Friday, November 12, 2021

More federal appellate judges, please!


Law.com has Q&A: Inside a Law Professor's Push to Expand Federal Appellate Courts

  • The last time Congress expanded the U.S. Courts of Appeals was in 1990, by 11 seats. In a new article in the Northwestern University Law Review, University of Florida Levin College of Law  professor Merritt McAlister makes the case that adding more seats is overdue, and suggests ways to reform the current system of determining judicial need.
  • I have three different proposals offering ways of accounting for judicial need.

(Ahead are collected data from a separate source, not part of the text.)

+static std::vector<at::Tensor> residual_rms_norm_fwd(
+    at::Tensor x, c10::optional<at::Tensor> delta, at::Tensor w, double eps) {
+  TORCH_CHECK(x.is_contiguous() && w.is_contiguous());
+  const int H = x.size(-1);
+  TORCH_CHECK(H % 8 == 0, "hidden must be divisible by 8");
+  TORCH_CHECK(w.numel() == H && w.scalar_type() == x.scalar_type());
+  const bool has_delta = delta.has_value();
+  if (has_delta)
+    TORCH_CHECK(delta->is_contiguous() && delta->sizes() == x.sizes() &&
+                delta->scalar_type() == x.scalar_type());
+  if (fs_fused_norm_vectors(H) == 0) {
+    at::Tensor sum = has_delta ? at::add(x, *delta) : x;
+    auto r = rms_norm_fwd(sum, w, eps);
+    return {sum, r[0], r[1]};
+  }
+  const long rows = x.numel() / H;
+  at::Tensor sum = has_delta ? at::empty_like(x) : x;
+  auto h = at::empty_like(x);
+  auto invrms = at::empty({rows}, x.options().dtype(at::kFloat));
+  fs_res_rms_norm_fwd(x.data_ptr(), has_delta ? delta->data_ptr() : nullptr,
+                      w.data_ptr(), has_delta ? sum.data_ptr() : nullptr,
+                      h.data_ptr(), invrms.data_ptr<float>(), (int)rows, H,
+                      (float)eps, fs_dtype(x), cur_stream());
+  return {sum, h, invrms};
+}
+
+static std::vector<at::Tensor> residual_rms_norm_bwd(
+    at::Tensor g_h, c10::optional<at::Tensor> g_res, at::Tensor x,
+    at::Tensor w, at::Tensor invrms) {
+  TORCH_CHECK(g_h.is_contiguous() && x.is_contiguous() && w.is_contiguous());
+  TORCH_CHECK(g_h.sizes() == x.sizes() &&
+              g_h.scalar_type() == x.scalar_type());
+  const int H = x.size(-1);
+  const long rows = x.numel() / H;
+  TORCH_CHECK(H % 8 == 0, "hidden must be divisible by 8");
+  TORCH_CHECK(invrms.is_contiguous() && invrms.scalar_type() == at::kFloat &&
+              invrms.numel() == rows, "invrms must be ", rows, " floats");
+  TORCH_CHECK(w.numel() == H);
+  const bool has_res = g_res.has_value();
+  if (has_res)
+    TORCH_CHECK(g_res->is_contiguous() && g_res->sizes() == x.sizes() &&
+                g_res->scalar_type() == x.scalar_type());
+  if (fs_fused_norm_vectors(H) == 0) {
+    auto r = rms_norm_bwd(g_h, x, w, invrms);
+    return {has_res ? at::add(r[0], *g_res) : r[0], r[1]};
+  }
+  TORCH_CHECK(w.scalar_type() == x.scalar_type());
+  auto g = at::empty_like(x);
+  auto gw = at::empty_like(w);
+  auto part = at::empty({fs_fused_norm_bwd_grid((int)rows, H), H},
+                        x.options().dtype(at::kFloat));
+  fs_res_rms_norm_bwd(g_h.data_ptr(), has_res ? g_res->data_ptr() : nullptr,
+                      x.data_ptr(), w.data_ptr(), invrms.data_ptr<float>(),
+                      g.data_ptr(), part.data_ptr<float>(), gw.data_ptr(),
+                      (int)rows, H, fs_dtype(x), cur_stream());
+  return {g, gw};
 }
 
 static std::vector<at::Tensor> layer_norm_fwd(at::Tensor x, at::Tensor w,
@@ -622,6 +693,9 @@
   mod.def("rope_inplace", &rope_inplace);
   mod.def("rms_norm_fwd", &rms_norm_fwd);
   mod.def("rms_norm_bwd", &rms_norm_bwd);
+  mod.def("residual_rms_norm_fwd", &residual_rms_norm_fwd);
+  mod.def("residual_rms_norm_bwd", &residual_rms_norm_bwd);
+  mod.def("fused_norm_branch", &fused_norm_branch);
   mod.def("layer_norm_fwd", &layer_norm_fwd);
   mod.def("layer_norm_bwd", &layer_norm_bwd);
   mod.def("scaled_masked_softmax_fwd", &scaled_masked_softmax_fwd);
diff --git a/fengshen_amd/ops/csrc/fused_norm.hip b/fengshen_amd/ops/csrc/fused_norm.hip
--- /dev/null
+++ b/fengshen_amd/ops/csrc/fused_norm.hip
@@ -0,0 +1,351 @@
+
+#include "common.h"
+
+enum FsDtype { FS_F32 = 0, FS_BF16 = 1, FS_F16 = 2 };
+
+namespace {
+
+template <typename T>
+__device__ __forceinline__ float round_to(float v) {
+  return to_f32<T>(from_f32<T>(v));
+}
+
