template <int DPL, int PH>
__global__ __launch_bounds__(256, 4) void k_hfused(ChainArgs a, uint32_t* __restrict__ ckpt)
{
    constexpr int NP = DPL / 2, LPP = 64 / DPL, PPW = DPL, K = 64 / PPW;
    typedef typename VecT<DPL>::type Vec;
    __shared__ __attribute__((aligned(16))) unsigned char sS[4 * 64 * WTA_ROWB];

    const int lane = threadIdx.x & 63, wib = threadIdx.x >> 6;
    const int W1 = a.W1, H = a.H;
    const int groups = (H + PPW - 1) / PPW, total = groups * a.nframes;
    const int sub = lane / LPP, dl = lane % LPP;
    const int nblk = (W1 + K - 1) / K;
    const uint32_t P1pk = pk_bcast(a.P1), P2pk = pk_bcast(a.P2);
    const bool first_lane = dl == 0, last_lane = dl == LPP - 1;
    unsigned char* myS = sS + wib * 64 * WTA_ROWB;
    auto draw = [&]() -> int {
        int g = 0;
        if (lane == 0) g = atomicAdd(a.ticket, 1);
        return __builtin_amdgcn_readfirstlane(g);
    };
    int work = a.persist ? draw() : (a.xcd ? (int)xcd_linear(blockIdx.x, gridDim.x) : (int)blockIdx.x) * 4 + wib;
    for (;;) {
    if (work >= total) break;
    {
    const int frame = work / groups, grp = work - frame * groups;
    const int c0 = grp * PPW, c1 = min(c0 + PPW, H) - 1;
    const int cc = min(c0 + sub, c1);
    const unsigned char* Crow = HfC<DPL>::base(a.C, frame, H, W1, cc, dl);
    const int16_t* Srow = a.S + (size_t)frame * vol_frame(H, W1) + vol_row(cc, W1) + dl * DPL;
    uint32_t* ck = ckpt + ((size_t)frame * groups + grp) * nblk * NP * 64 + lane;
    if (PH & 1) hf_phase1<DPL>(Crow, ck, nblk, dl, P1pk, P2pk);

    uint32_t q[NP];
#pragma unroll
    for (int i = 0; i < NP; i++) q[i] = 0;
    uint32_t qdelta = P2pk;
    for (int blk = nblk - 1; blk >= 0; blk--) {
        const int x0 = blk * K;
        typename HfC<DPL>::Raw craw[K]; Vec cvv[K], svv[K];
#pragma unroll
        for (int j = 0; j < K; j++) {
            const int xj = min(x0 + j, W1 - 1);
            craw[j] = HfC<DPL>::load(Crow, xj);
            svv[j] = ld_stream(reinterpret_cast<const Vec*>(Srow + (size_t)xj * VOL_PX));
        }
        uint32_t p[NP], delta = P2pk;
#pragma unroll
        for (int i = 0; i < NP; i++) p[i] = 0;
        if (blk > 0) {
            const uint32_t* c = ck + (size_t)blk * NP * 64;
#pragma unroll
            for (int i = 0; i < NP; i++) p[i] = V3D_CK_NT ? __builtin_nontemporal_load(c + i * 64) : c[i * 64];
            delta = chain_delta<NP, LPP>(p, P2pk);
        }
        uint32_t L0[K][NP];
#pragma unroll
        for (int j = 0; j < K; j++) {
            uint32_t cv[NP];
            cvv[j] = c_unpack(craw[j], dl, P2pk);
            vec_unpack<NP>(cvv[j], cv);
            delta = chain_step<NP, LPP>(p, delta, cv, L0[j], P1pk, P2pk, first_lane, last_lane);
#pragma unroll
            for (int i = 0; i < NP; i++) p[i] = L0[j][i];
        }
#pragma unroll
        for (int jj = 0; jj < K; jj++) {
            const int j = K - 1 - jj;
            if (x0 + j < W1) {
                uint32_t cv[NP], sv[NP], L[NP];
                vec_unpack<NP>(cvv[j], cv);
                vec_unpack<NP>(svv[j], sv);
                qdelta = chain_step<NP, LPP>(q, qdelta, cv, L, P1pk, P2pk, first_lane, last_lane);
#pragma unroll
                for (int i = 0; i < NP; i++) { q[i] = L[i]; sv[i] = pk_add_sat(pk_add_sat(sv[i], L0[j][i]), L[i]); }
                *reinterpret_cast<Vec*>(myS + (sub * K + jj) * WTA_ROWB + dl * DPL * 2) = Packer<NP>::go(sv);
            }
        }
        {
            const int wsub = lane / K, wj = lane % K;
            const int x = x0 + K - 1 - wj, y = c0 + wsub;
            wta_pixel(myS + lane * WTA_ROWB, (y <= c1) && (x < W1), x, y, frame, a);
        }
    }
    }
    if (!a.persist) break;
    work = draw();
    }
}

template <int DPL>
__global__ __launch_bounds__(256, 8) void k_hscan(ChainArgs a, uint32_t* __restrict__ ckpt)
{
    constexpr int NP = DPL / 2, LPP = 64 / DPL, PPW = DPL, K = 64 / PPW;
    const int lane = threadIdx.x & 63, wib = threadIdx.x >> 6;
    const int W1 = a.W1, H = a.H;
    const int groups = (H + PPW - 1) / PPW;
    const int gw = (int)blockIdx.x * 4 + wib;
    const int frame = gw / groups, grp = gw - frame * groups;
    if (frame >= a.nframes) return;
    const int sub = lane / LPP, dl = lane % LPP;
    const int c0 = grp * PPW, c1 = min(c0 + PPW, H) - 1;
    const int cc = min(c0 + sub, c1);
    const int nblk = (W1 + K - 1) / K;
    uint32_t* ck = ckpt + ((size_t)frame * groups + grp) * nblk * NP * 64 + lane;
    hf_phase1<DPL>(HfC<DPL>::base(a.C, frame, H, W1, cc, dl), ck, nblk, dl, pk_bcast(a.P1), pk_bcast(a.P2));
}

#define VDD_RING 4
#define VDD_GRAN 34
#define VDD_SPIN_PER_ROW 64
#define VDD_SPIN_SLACK 4096

struct VddArgs {
    const unsigned char* C; int16_t* S;
    int W1, H, nframes, nstrips;
    int P1, P2;
    uint32_t seq;
    int spin_limit;
    unsigned long long* gran;
    int* err;
    int xcd;
};

template <int N>
__device__ __forceinline__ bool vdd_poll_n(const unsigned long long* g, const unsigned long long* gd, bool want_d,
                                           uint32_t tag, uint32_t (&v)[N], uint32_t& vd, int& budget)
{
    for (;;) {
        unsigned long long x[N], xd = (unsigned long long)tag << 32;
#pragma unroll
        for (int i = 0; i < N; i++) x[i] = __hip_atomic_load(g + i, __ATOMIC_RELAXED, __HIP_MEMORY_SCOPE_AGENT);
        if (want_d) xd = __hip_atomic_load(gd, __ATOMIC_RELAXED, __HIP_MEMORY_SCOPE_AGENT);
        bool ok = (uint32_t)(xd >> 32) == tag;
#pragma unroll
        for (int i = 0; i < N; i++) ok = ok && ((uint32_t)(x[i] >> 32) == tag);
        if (ok) {
// ... 533 lines not shown
}

__global__ __launch_bounds__(256) void k_ccl_apply(int16_t* __restrict__ img, int W, int H, int newVal, int maxSize,
                                                   const int* __restrict__ lab, const int* __restrict__ runs, const int* __restrict__ csz)
{
    const int y = blockIdx.x * 4 + (threadIdx.x >> 6), lane = threadIdx.x & 63;
    if (y >= H) return;
    const size_t fo = (size_t)blockIdx.z * W * H;
    const int* L = lab + fo;
    const int* rl = runs + fo + (size_t)y * W;
    const int row_end = (y + 1) * W;
    for (int k0 = 0; k0 < W; k0 += 64) {
        const int k = k0 + lane;
        const int s = k < W ? rl[k] : -1;
        const unsigned long long endm = __builtin_amdgcn_ballot_w64(s < 0);
        const int first_end = endm ? __builtin_ctzll(endm) : 64;
        if (lane < first_end) {
            const int r = ccl_find(L, s);
            if (csz[fo + r] <= maxSize) {
                img[fo + s] = (int16_t)newVal;
                for (int i = s + 1; i < row_end && L[i] == s; i++) img[fo + i] = (int16_t)newVal;
            }
        }
        if (first_end < 64) break;
    }
}

static int launch_speckles(int16_t* img, int W, int H, int frames, int newVal, int maxSize, int maxDiff, int32_t* ws, hipStream_t st)
{
    const int px = W * H;
    int* lab = ws; int* runs = ws + (size_t)px * frames; int* csz = ws + (size_t)px * frames * 2;
    hipLaunchKernelGGL(k_ccl_runs, dim3(v3d_cdiv(H, 4), 1, frames), dim3(256), 0, st, img, W, H, newVal, maxDiff, lab, runs, csz);
    hipLaunchKernelGGL(k_ccl_vmerge<0>, dim3(v3d_cdiv(W, 512), H - H / VM_BAND, frames), dim3(64), 0, st, img, W, H, newVal, maxDiff, lab);
    if (H / VM_BAND > 0) hipLaunchKernelGGL(k_ccl_vmerge<1>, dim3(v3d_cdiv(W, 512), H / VM_BAND, frames), dim3(64), 0, st, img, W, H, newVal, maxDiff, lab);
    hipLaunchKernelGGL(k_ccl_count, dim3(v3d_cdiv(H, 4), 1, frames), dim3(256), 0, st, W, H, maxSize, lab, runs, csz);
    hipLaunchKernelGGL(k_ccl_apply, dim3(v3d_cdiv(H, 4), 1, frames), dim3(256), 0, st, img, W, H, newVal, maxSize, lab, runs, csz);
    V3D_LAUNCH_CHECK();
    return V3D_OK;
}

__global__ __launch_bounds__(256) void k_c_export(const unsigned char* __restrict__ C, size_t npx, int P2, int16_t* __restrict__ out)
{
    const size_t i = (size_t)blockIdx.x * 256 + threadIdx.x, px = i >> 3;
    const int dl = (int)(i & 7);
    if (px >= npx) return;
    const uint4 v = c_unpack(*reinterpret_cast<const typename CRaw<8>::type*>(C + px * C_PXB + c_lane_off<8>(dl)), dl, pk_bcast(P2));
    *reinterpret_cast<uint4*>(out + px * V3D_D + 8 * dl) = v;
}

struct v3d_sgbm {
    v3d_sgbm_params prm;
    int device, maxW, maxH, maxB;
    int P1, P2, ftzero, uniq, d12;
    int dpl;
    uint4* rec;
    unsigned char* C;
    int16_t* S;
    uint32_t* wta;
    uint32_t* ckpt;
    unsigned long long* gran;
    size_t gran_bytes;
    int* vdd_err;
    uint32_t vdd_seq;
    int vdd_mode;
    int vdd_dpl;
    int cost_band;
    int vdd_xcd, cost_xcd, hf_xcd;
    int lrm_tiles;
    int hf_persist;
    int* hf_ticket;
    int vdd_mf4, vdd_mf8;
    int vdd_occ4, vdd_occ8, ncu;
    int reserve_cus;
    int vdd_launch_frames;
    int vdd_spin_limit;
    int* err_host;
    hipEvent_t vdd_done_ev;
    bool vdd_ev_recorded;
    bool hfused;
    int hsplit;
    int32_t* labels;
    size_t bytes;
    bool prof_on;
    int prof_calls;
    std::vector<hipEvent_t> prof_ev;
};

enum { ST_PREFILTER = 0, ST_COST, ST_V2, ST_D1, ST_D3, ST_H0, ST_V2R, ST_D1R, ST_D3R, ST_H4_WTA, ST_LRCHECK, ST_MEDIAN, ST_SPECKLE, V3D_NSTAGE };
static const char* const g_stage_names[V3D_NSTAGE] = { "prefilter", "cost", "chain_v2", "chain_d1", "chain_d3", "chain_h0",
    "chain_v2r", "chain_d1r", "chain_d3r", "chain_h4_wta", "lrcheck", "median", "speckles" };
#define V3D_PROF_MAX_CALLS 512

static inline void prof_mark(v3d_sgbm* h, int slot, hipStream_t stm)
{
    if (!h->prof_on || h->prof_calls >= V3D_PROF_MAX_CALLS) return;
    (void)hipEventRecord(h->prof_ev[(size_t)h->prof_calls * (V3D_NSTAGE + 1) + slot], stm);
}

extern "C" void v3d_sgbm_default_params(v3d_sgbm_params* p)
{
    p->minDisparity = 0; p->numDisparities = 64; p->blockSize = 5; p->P1 = 8 * 3 * 25; p->P2 = 32 * 3 * 25;
    p->disp12MaxDiff = 1; p->preFilterCap = 0; p->uniquenessRatio = 10; p->speckleWindowSize = 100;
    p->speckleRange = 32; p->mode = V3D_MODE_SGBM;
}

template <typename T> static int ws_alloc(T** p, size_t n, size_t* total)
// ... 31 lines not shown
    else if (is("vdd_xcd")) { if (value != 0 && value != 1) return bad(); h->vdd_xcd = value; }
    else if (is("hf_xcd")) { if (value != 0 && value != 1) return bad(); h->hf_xcd = value; }
    else if (is("hf_persist")) { if (value != 0 && value != 1) return bad(); h->hf_persist = value; }
    else if (is("lrm_tiles")) { if (value != 0 && value != 1) return bad(); h->lrm_tiles = value; }
    else if (is("reserve_cus")) { if (value < 0 || value > h->ncu) return bad(); h->reserve_cus = value; vdd_size_launches(h); }
    else if (is("vdd_spin_limit")) { if (value < -1) return bad(); h->vdd_spin_limit = value; }
    else if (is("vdd_launch_frames")) { if (value < 0) return bad(); h->vdd_launch_frames = value; }
    else { v3d_set_error("unknown option %s", key); return V3D_ERR_ARG; }
    return V3D_OK;
}
extern "C" int v3d_sgbm_get_option(const v3d_sgbm* h, const char* key, int* value)
{
    if (!h || !key || !value) { v3d_set_error("null argument"); return V3D_ERR_ARG; }
    auto is = [&](const char* k) { return strcmp(key, k) == 0; };
    if (is("lockstep")) *value = vdd_usable(h) ? 1 : 0;
    else if (is("hfused")) *value = h->hfused ? 1 : 0;
    else if (is("chain_dpl")) *value = h->dpl;
    else if (is("hsplit")) *value = h->hsplit;
    else if (is("vdd_dpl")) *value = h->vdd_dpl;
    else if (is("cost_band")) *value = h->cost_band;
    else if (is("cost_xcd")) *value = h->cost_xcd;
    else if (is("vdd_xcd")) *value = h->vdd_xcd;
    else if (is("hf_xcd")) *value = h->hf_xcd;
    else if (is("hf_persist")) *value = h->hf_persist;
    else if (is("lrm_tiles")) *value = h->lrm_tiles;
    else if (is("reserve_cus")) *value = h->reserve_cus;
    else if (is("vdd_spin_limit")) *value = h->vdd_spin_limit;
    else if (is("vdd_launch_frames")) *value = h->vdd_launch_frames;
    else if (is("vdd_frames_per_launch_dpl4")) *value = h->vdd_mf4;
    else if (is("vdd_frames_per_launch_dpl8")) *value = h->vdd_mf8;
    else { v3d_set_error("unknown option %s", key); return V3D_ERR_ARG; }
    return V3D_OK;
}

The first looks at whether a court is out of step with its sister courts based on publication rates, oral argument rates, reliance of staff attorneys, case filings, reversal rates, and the volume of terminations. The second is a more forward-looking model that considers how population trends might identify locations where more judicial help is needed.
  • The final model uses the benchmark of per-judge filings set when Congress last added judges, which was around 240 filings per judge. If we keep the same benchmark that was the target then, you’d add about 29 judges overall in different numbers across the circuit courts. That’s a lot, but it reflects the fact that there hasn’t been a judgeship bill in awhile, and would involve significant additions to the Fifth, Ninth, and Eleventh circuits and smaller increases for the Second and Fourth circuits.